Now let us return to the nagging issue from our discussion of Frege: the
problem that the meta-linguistic account of names cannot succeed. However,
unless we are to have senses as semantic baggage, then we must give an analysis
like Frege's in structure. That is, we must analyze names into definite
descriptions somehow, even if not according to the meta-linguistic route. I
think that the best move to make here is to follow the suggestions of Kripke
from Naming and Necessity . This
may be surprising, given that I have rejected that names refer at all, but I
think that it can be made to work.
Kripke thinks of names as rigid designators:
Let's use some terms quasi-technically.
Let's call something a rigid designator if in every possible world it designates the
same object, a nonrigid or accidental designator if that is not the case. Of
course we don't require that the objects exist in all possible worlds.

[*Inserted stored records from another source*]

__global__ void __launch_bounds__(256)
maxpool2_bwd_kernel(const float* __restrict__ dy, int64_t dy_cs, const uint8_t* __restrict__ idx,
                    int64_t i_cs, const uint8_t* __restrict__ mask, int64_t m_cs,
                    const float* __restrict__ xin, int64_t x_cs, float* __restrict__ dx,
                    int64_t dx_cs, const int32_t* __restrict__ counts, int batch, int C, int H,
                    int W, float scale, int gh, int gw, int xh, int xw,
                    const float* __restrict__ yin, int64_t yin_cs) {
    const int z = blockIdx.y;
    const int cnt = counts ? counts[z] : batch;
    const int OH = H / 2, OW = W / 2;
    const uint32_t total = (uint32_t)cnt * (uint32_t)(C * OH * OW);
    for (uint32_t e = blockIdx.x * blockDim.x + threadIdx.x; e < total;
         e += gridDim.x * blockDim.x) {
        const uint32_t t = e / (uint32_t)OW;
        const int ow = (int)(e - t * (uint32_t)OW);
        const uint32_t pl = t / (uint32_t)OH;
        const int oh = (int)(t - pl * (uint32_t)OH);
        const int64_t plane = pl;
        float g = dy[z * dy_cs + plane * gh * gw + oh * gw + ow];
        if (mask) g = mask[z * m_cs + e] ? g * scale : 0.f;
        const int a = idx[z * i_cs + e];
        const int64_t base = plane * xh * xw + (2 * oh) * xw + 2 * ow;
        const int64_t off[4] = {0, 1, xw, xw + 1};
        if (xin && !(xin[z * x_cs + base + off[a]] > 0.f)) g = 0.f;
        if (yin && !(yin[z * yin_cs + plane * gh * gw + oh * gw + ow] > 0.f)) g = 0.f;
        float* d = dx + z * dx_cs + base;
#pragma unroll
        for (int q = 0; q < 4; ++q) d[off[q]] = (q == a) ? g : 0.f;
    }
}

__global__ void __launch_bounds__(256)
dropout_fwd_kernel(const float* __restrict__ x, int64_t x_cs, float* __restrict__ y, int64_t y_cs,
                   uint8_t* __restrict__ mask, int64_t m_cs, const int32_t* __restrict__ counts,
                   int batch, int64_t per_img, int drop_mode, float keep_prob, float scale,
                   uint64_t seed_salt, const uint64_t* __restrict__ seed_dev) {
    const uint64_t seed = seed_salt + (seed_dev ? *seed_dev : 0ull);
    const int z = blockIdx.y;
    const uint64_t prow = drop_mode == 1 ? philox_row(seed_dev, z) : 0ull;
    const int cnt = counts ? counts[z] : batch;
    const int64_t total = cnt * per_img;
    for (int64_t e = blockIdx.x * (int64_t)blockDim.x + threadIdx.x; e < total;
         e += (int64_t)gridDim.x * blockDim.x) {
        uint8_t keep;
        if (drop_mode == 1) {
            const uint4 r = Philox::gen(seed, prow, (uint64_t)e);
            keep = u01(r.x) <= keep_prob ? 1 : 0;
            mask[z * m_cs + e] = keep;
        } else {
            keep = mask[z * m_cs + e];
        }
        const float v = x[z * x_cs + e];
        y[z * y_cs + e] = keep ? v * scale : 0.f;
    }
}

__global__ void __launch_bounds__(256)
dropout_bwd_kernel(const float* __restrict__ dy, int64_t dy_cs, const uint8_t* __restrict__ mask,
                   int64_t m_cs, const float* __restrict__ relu_out, int64_t r_cs,
                   float* __restrict__ dx, int64_t dx_cs, const int32_t* __restrict__ counts,
                   int batch, int64_t per_img, float scale) {
    const int z = blockIdx.y;
    const int cnt = counts ? counts[z] : batch;
    const int64_t total = cnt * per_img;
    for (int64_t e = blockIdx.x * (int64_t)blockDim.x + threadIdx.x; e < total;
         e += (int64_t)gridDim.x * blockDim.x) {
        float g = dy[z * dy_cs + e];
        if (mask) g = mask[z * m_cs + e] ? g * scale : 0.f;
        if (relu_out && !(relu_out[z * r_cs + e] > 0.f)) g = 0.f;
        dx[z * dx_cs + e] = g;
    }
}

__global__ void __launch_bounds__(256)
ce_kernel(const float* __restrict__ logits, int64_t l_cs, const int64_t* __restrict__ targets,
          int64_t t_cs, float* __restrict__ dlogits, int64_t d_cs, float* __restrict__ loss_out,
          double* __restrict__ acc_loss, int64_t* __restrict__ acc_correct,
          int64_t* __restrict__ acc_seen, const int32_t* __restrict__ reset,
          const int32_t* __restrict__ counts, int batch, int K) {
    __shared__ double sl[4];
    __shared__ int sc[4];
    __shared__ double li[256];
    __shared__ int ci[256];
    const int z = blockIdx.x;
    const int cnt = counts ? counts[z] : batch;
    const int lane = threadIdx.x & 63, wid = threadIdx.x >> 6;
    double lsum = 0.0;
    int corr = 0;
    const float inv_n = cnt > 0 ? 1.0f / (float)cnt : 0.f;
    if (K <= 16 && cnt <= 256) {
        const int g = threadIdx.x >> 4, l = threadIdx.x & 15;
        for (int img = g; img < cnt; img += 16) {
            const float* row = logits + z * l_cs + (int64_t)img * K;
            const int tgt = (int)targets[z * t_cs + img];
            const float v = l < K ? row[l] : -INFINITY;
            float mx = v;
            int amax = l < K ? l : K;
#pragma unroll
            for (int o = 8; o > 0; o >>= 1) {
                const float om = __shfl_xor(mx, o, 16);
                const int oa = __shfl_xor(amax, o, 16);
                if (om > mx || (om == mx && oa < amax)) { mx = om; amax = oa; }
            }
            float se = l < K ? expf(v - mx) : 0.f;
#pragma unroll
            for (int o = 8; o > 0; o >>= 1) se += __shfl_xor(se, o, 16);
            const float lse = logf(se);
            if (l == 0) {
                li[img] = (double)(-((row[tgt] - mx) - lse));
                ci[img] = amax == tgt;
            }
            if (l < K) {
                const float p = expf((v - mx) - lse);
                dlogits[z * d_cs + (int64_t)img * K + l] = (p - (l == tgt ? 1.f : 0.f)) * inv_n;
            }
        }
        __syncthreads();
        if (threadIdx.x < 4) {
            for (int img = threadIdx.x; img < cnt; img += 4) {
                lsum += li[img];
                corr += ci[img];
            }
            sl[threadIdx.x] = lsum;
            sc[threadIdx.x] = corr;
        }
        __syncthreads();
        if (threadIdx.x == 0) {
            const double tot = sl[0] + sl[1] + sl[2] + sl[3];
            const float batch_loss = cnt > 0 ? (float)(tot / (double)cnt) : 0.f;
            const bool rs = reset && reset[z];
            if (loss_out) loss_out[z] = batch_loss;
            if (acc_loss) acc_loss[z] = (rs ? 0.0 : acc_loss[z]) + (double)batch_loss;
            if (acc_correct) acc_correct[z] = (rs ? 0 : acc_correct[z]) + sc[0] + sc[1] + sc[2] + sc[3];
            if (acc_seen) acc_seen[z] = (rs ? 0 : acc_seen[z]) + cnt;
        }
        return;
    }
    for (int img = wid; img < cnt; img += 4) {
        const float* row = logits + z * l_cs + (int64_t)img * K;
        const int tgt = (int)targets[z * t_cs + img];
        float mx = -INFINITY;
        int amax = 0;
        for (int k = lane; k < K; k += 64) {
            const float v = row[k];
            if (v > mx) { mx = v; amax = k; }
        }
#pragma unroll
        for (int o = 32; o > 0; o >>= 1) {
            const float om = __shfl_xor(mx, o, 64);
            const int oa = __shfl_xor(amax, o, 64);
            if (om > mx || (om == mx && oa < amax)) { mx = om; amax = oa; }
        }
        float se = 0.f;
        for (int k = lane; k < K; k += 64) se += expf(row[k] - mx);
        se = wave_sum(se);
        const float lse = logf(se);
        if (lane == 0) {
            lsum += (double)(-((row[tgt] - mx) - lse));
            corr += (amax == tgt);
        }
        float* drow = dlogits + z * d_cs + (int64_t)img * K;
        for (int k = lane; k < K; k += 64) {
            const float p = expf((row[k] - mx) - lse);
            drow[k] = (p - (k == tgt ? 1.f : 0.f)) * inv_n;
        }
    }
    if (lane == 0) {
        sl[wid] = lsum;
        sc[wid] = corr;
    }
    __syncthreads();
    if (threadIdx.x == 0) {
        const double tot = sl[0] + sl[1] + sl[2] + sl[3];
        const float batch_loss = cnt > 0 ? (float)(tot / (double)cnt) : 0.f;
        const bool rs = reset && reset[z];
        if (loss_out) loss_out[z] = batch_loss;
        if (acc_loss) acc_loss[z] = (rs ? 0.0 : acc_loss[z]) + (double)batch_loss;
        if (acc_correct) acc_correct[z] = (rs ? 0 : acc_correct[z]) + sc[0] + sc[1] + sc[2] + sc[3];
        if (acc_seen) acc_seen[z] = (rs ? 0 : acc_seen[z]) + cnt;
    }
}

Certainly Nixon might not have existed if his parents had not gotten married,
in the normal course of things. When we think of a property as essential to any
object we usually mean that it is true of that object in any case where it
would have existed. (Kripke 1972, 48)
...whereas Fregean theories of reference
make names nonrigid or accidental designators. Fregean theories do this by
placing a sense between the name and its referent. A name's sense, in
contemporary Fregean theories (such as that in Searle 1958) is made up of a
cluster of descriptions subjectively associated with the name which, together,
uniquely determine the referent of the name. This leads to certain problems
which Kripke discusses. Perhaps the worst such problem is this. Let us imagine
that the name 'Aristotle' has, as its sense, a cluster of descriptions
including 'writer of the Metaphysics
'. Now, whatever it is that we refer to with the name 'Aristotle', it must be
something uniquely described by the cluster of descriptions associated with
that name. In this case, we cannot say 'Aristotle might not have written the Metaphysics ', because whatever we refer
to with 'Aristotle' must have written that book. Otherwise, we wouldn't have
referred to him. This implies that it would have been impossible — in the sense
of inconceivable — for Aristotle to have failed to write the Metaphysics . But even the hardest
determinist would agree that it makes sense to think of Aristotle having failed
to write that book. The problem is that, given Fregeanism, the name 'Aristotle'
refers nonrigidly to whatever the descriptions one subjectively associates with
the name describe.
Thus, Kripke proposes, rather than believe that a name refers by way of a
cluster of descriptions which determine the appropriate reference, let us
believe that names refer directly to their referent, without any go-between.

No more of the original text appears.